File Definition Concepts

When are File Definitions required?

For some users, you may never need to use file definitions as all your data will be transferred between databases and non-file based storage means.

File definitions are required for when you need to work with data in files rather than database tables and APIs. Some common use cases for file definitions include:

Working with flat files stored on a local server

This is a perfect example of creating a File System file definition, as it allows you to easily work with flat files stored on the same server as the agent.

Take the following example.

file example

If I wanted to use the data stored in these CSV files, it’s as simple as creating a file definition with the following values:

Field Value Explanation
File Definition Types File System We are working with files stored on the local file system.
Path C:\CSVData This is the folder that contains all the CSV files we’re wanting to query from.
File Format Delimited CSV files are delimited, with a , being the delimiter.
Delimiter , As mentioned previously, this is the value that separates cells in a CSV file.

file definitions

Once this is configured, you can use the file definition as a source in data migrations - each table essentially like a table in a database schema.

file def migraiton

File System

File System File Definitions are used for working with traditional file storage means such as on a server computer’s hard disk.
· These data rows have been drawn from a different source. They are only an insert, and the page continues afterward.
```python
class _Gather(C.Structure):
    _fields_ = [("src", vp), ("dst", vp), ("src_index", vp), ("dst_index", vp), ("row_bytes", sz), ("n_rows", i32)]


class PackJob(C.Structure):
    _fields_ = [("src", vp), ("dst", vp), ("n_out", i32), ("c_in", i32), ("ksize", i32), ("c_pad", i32), ("n_pad", i32), ("k_pad", i32),
                ("geglu", i32), ("k_order", i32), ("transpose", i32), ("c_off", i32), ("n_rows", i32), ("kind", i32), ("blocks", i32),
                ("block0", i32)]


class WgradDesc(C.Structure):
    _fields_ = [("src0", vp), ("src1", vp), ("dy", vp), ("grad", vp), ("workspace", vp), ("workspace_bytes", sz),
                ("c0", i32), ("c1", i32), ("c_in", i32),
                ("n_img", i32), ("h_in", i32), ("w_in", i32), ("h_out", i32), ("w_out", i32),
                ("ksize", i32), ("stride", i32), ("pad", i32), ("upsample", i32),
                ("n_out", i32), ("dy_ld", i32), ("act_dtype", i32), ("accumulate", i32)]


class AttnBwdDesc(C.Structure):
    _fields_ = [("q", vp), ("k", vp), ("v", vp), ("out", vp), ("dout", vp), ("dq", vp), ("dk", vp), ("dv", vp),
                ("lse", vp), ("delta", vp), ("seg", vp),
                ("ld_q", i32), ("ld_k", i32), ("ld_v", i32), ("ld_o", i32), ("ld_do", i32), ("ld_dq", i32), ("ld_dk", i32), ("ld_dv", i32),
                ("heads", i32), ("head_dim", i32), ("n_seg", i32), ("max_q_len", i32), ("max_kv_len", i32), ("total_q_rows", i32),
                ("stat_ld", i32), ("dtype", i32), ("scale", f32)]


class _GroupNormBwd(C.Structure):
    _fields_ = [("x0", vp), ("x1", vp), ("dy", vp), ("dx0", vp), ("dx1", vp), ("gamma", vp), ("beta", vp), ("stats", vp),
                ("dgamma", vp), ("dbeta", vp), ("workspace", vp), ("workspace_bytes", sz),
                ("n_img", i32), ("hw", i32), ("c0", i32), ("c1", i32), ("groups", i32), ("silu", i32), ("dtype", i32)]


class _LayerNormBwd(C.Structure):
    _fields_ = [("x", vp), ("dy", vp), ("dx", vp), ("gamma", vp), ("dgamma", vp), ("dbeta", vp), ("workspace", vp),
                ("workspace_bytes", sz), ("rows", i32), ("c", i32), ("dtype", i32), ("eps", f32)]


class _Colsum(C.Structure):
    _fields_ = [("x", vp), ("dst", vp), ("workspace", vp), ("workspace_bytes", sz),
                ("n_seg", i32), ("rows_per_seg", i32), ("n", i32), ("ld", i32), ("ld_dst", i32), ("per_seg", i32),
                ("accumulate", i32), ("dtype", i32)]


class _TrainEltwise(C.Structure):
    _fields_ = [("a", vp), ("b", vp), ("out", vp), ("rows", sz), ("op", i32), ("d", i32), ("a_dtype", i32), ("dtype", i32)]


class _Resample(C.Structure):
    _fields_ = [("src", vp), ("dst", vp), ("n_img", i32), ("h", i32), ("w", i32), ("c", i32), ("dtype", i32)]


class _AddNoise(C.Structure):
    _fields_ = [("x0", vp), ("noise", vp), ("coef", vp), ("dst", vp), ("img_map", vp),
                ("n", i32), ("c", i32), ("hw", i32), ("dst_c", i32), ("dst_c_off", i32), ("dst_dtype", i32)]


class _Mse(C.Structure):
    _fields_ = [("pred", vp), ("noise", vp), ("tgt_img", vp), ("loss", vp), ("dpred", vp), ("workspace", vp),
                ("n_tgt", i32), ("hw", i32), ("c", i32), ("accumulate", i32), ("dpred_c", i32), ("dpred_dtype", i32),
                ("loss_scale", f32), ("grad_scale", f32), ("amp_scale", vp)]


class AmpState(C.Structure):
    _fields_ = [("scale", f32), ("growth_tracker", i32), ("adam_step", i32), ("found_inf", i32), ("skipped", i32), ("reserved", i32 * 3)]


class _Fill(C.Structure):
    _fields_ = [("dst", vp), ("bytes", sz)]
# ... 156 lines not shown
```

mv_ldm_amd/csrc/igemm.hip:

```cpp
#include <algorithm>
#include <cstdio>
#include <cstdlib>

#include "igemm_common.h"

namespace mvldm {
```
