@@ -583,14 +630,16 @@
     }
 }
 
-template <bool DIRECT>
+template <bool DIRECT, bool TILES>
 __global__ __launch_bounds__(kBlock) void expand_mask_u8_kernel(const vd_u64* __restrict__ mask, unsigned n_words, unsigned wps,
                                                                 unsigned shard_size, unsigned n_total, unsigned first_instance,
                                                                 const unsigned char* __restrict__ mesh_ids,
                                                                 const VdMeshInfo* __restrict__ meshes, unsigned n_mesh,
                                                                 VdDrawIndexedIndirect* __restrict__ out,
-                                                                const vd_u64* __restrict__ chunk_entry) {
+                                                                const vd_u64* __restrict__ chunk_entry,
+                                                                const unsigned* __restrict__ tile_count, unsigned* __restrict__ out_count) {
     constexpr int kGroups = kExpandWords / kExpandGroup;
+    __shared__ unsigned s_prefix[kWavesPerBlock];
     __shared__ __attribute__((aligned(16))) unsigned s_tab[256][4];
     constexpr int kStageBytes = DIRECT ? 16 : kExpandGroup * 1280 + 32;
     __shared__ __attribute__((aligned(16))) char s_stage[kWavesPerBlock][kStageBytes];
@@ -599,8 +648,14 @@
     const unsigned chunk = blockIdx.x;
     const unsigned cw0 = chunk * kChunkWords;
     const unsigned w0 = cw0 + wave * kExpandWords;
-    unsigned base = (unsigned)chunk_entry[chunk];
-    if (base == 0xffffffffu) return;
+    unsigned base = 0;
+    if (TILES) {
+        const unsigned part = tile_prefix_partial(tile_count, chunk * kChunkTiles);
+        if (lane == 0) s_prefix[wave] = part;
+    } else {
+        base = (unsigned)chunk_entry[chunk];
+        if (base == 0xffffffffu) return;
+    }
     unsigned before = 0;
     if (lane < wave * kExpandWords && cw0 + lane < n_words) before = (unsigned)__popcll(mask[cw0 + lane]);
     if (lane + 64u < wave * kExpandWords && cw0 + 64u + lane < n_words) before += (unsigned)__popcll(mask[cw0 + 64u + lane]);
@@ -643,6 +698,17 @@
     for (int off = 32; off > 0; off >>= 1) before += __shfl_xor(before, off);
     base = __builtin_amdgcn_readfirstlane(base + before);
     __syncthreads();
+    if (TILES) {
+#pragma unroll
+        for (int w = 0; w < kWavesPerBlock; ++w) base += s_prefix[w];
+        base = __builtin_amdgcn_readfirstlane(base);
+        if (chunk == gridDim.x - 1u && wave == kWavesPerBlock - 1u) {
+            unsigned mine = (unsigned)__popcll(my_word);
+#pragma unroll
+            for (int off = 32; off > 0; off >>= 1) mine += __shfl_xor(mine, off);
+            if (lane == 0) *out_count = base + mine;
+        }
+    }
     const unsigned max_mid = n_mesh - 1u;
     const unsigned inst_lane = first_instance + lane;
     const unsigned id_shift = 8u * (lane & 3u);
@@ -878,33 +944,39 @@
 
 static int launch_expand(VdCtx* ctx, const vd_u64* d_mask, unsigned n_words, unsigned wps, unsigned shard_size,
                          unsigned n_total, unsigned first_instance, const void* d_ids, unsigned id_bytes,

In the cases where you need Data Governor to process files stored on the same host as the agent, you use the File System type.

Azure Blob Folder

Azure Blob Folders are file definitions that can be used to pull files out a folder in an Azure Blob container.

These are used essentially as the “schema” to an Azure Blob Connection.

HDFS/DBFS (Hadoop or Databricks)

When working with big data platforms such as Hadoop and Databricks, there is a need to upload data to the file systems so that the data processing platforms can perform operations and queries on it.

The Hadoop File System and Databricks File System (HDFS/DBFS) file definition type is used to define target connections for data migrations, where the target connection is one of the previously mentioned big data platforms.

Currently HDFS/DBFS File Definitions only support uploading delimited flat files to to the targets. In future releases binary file formats such as Apache Parquet will be supported.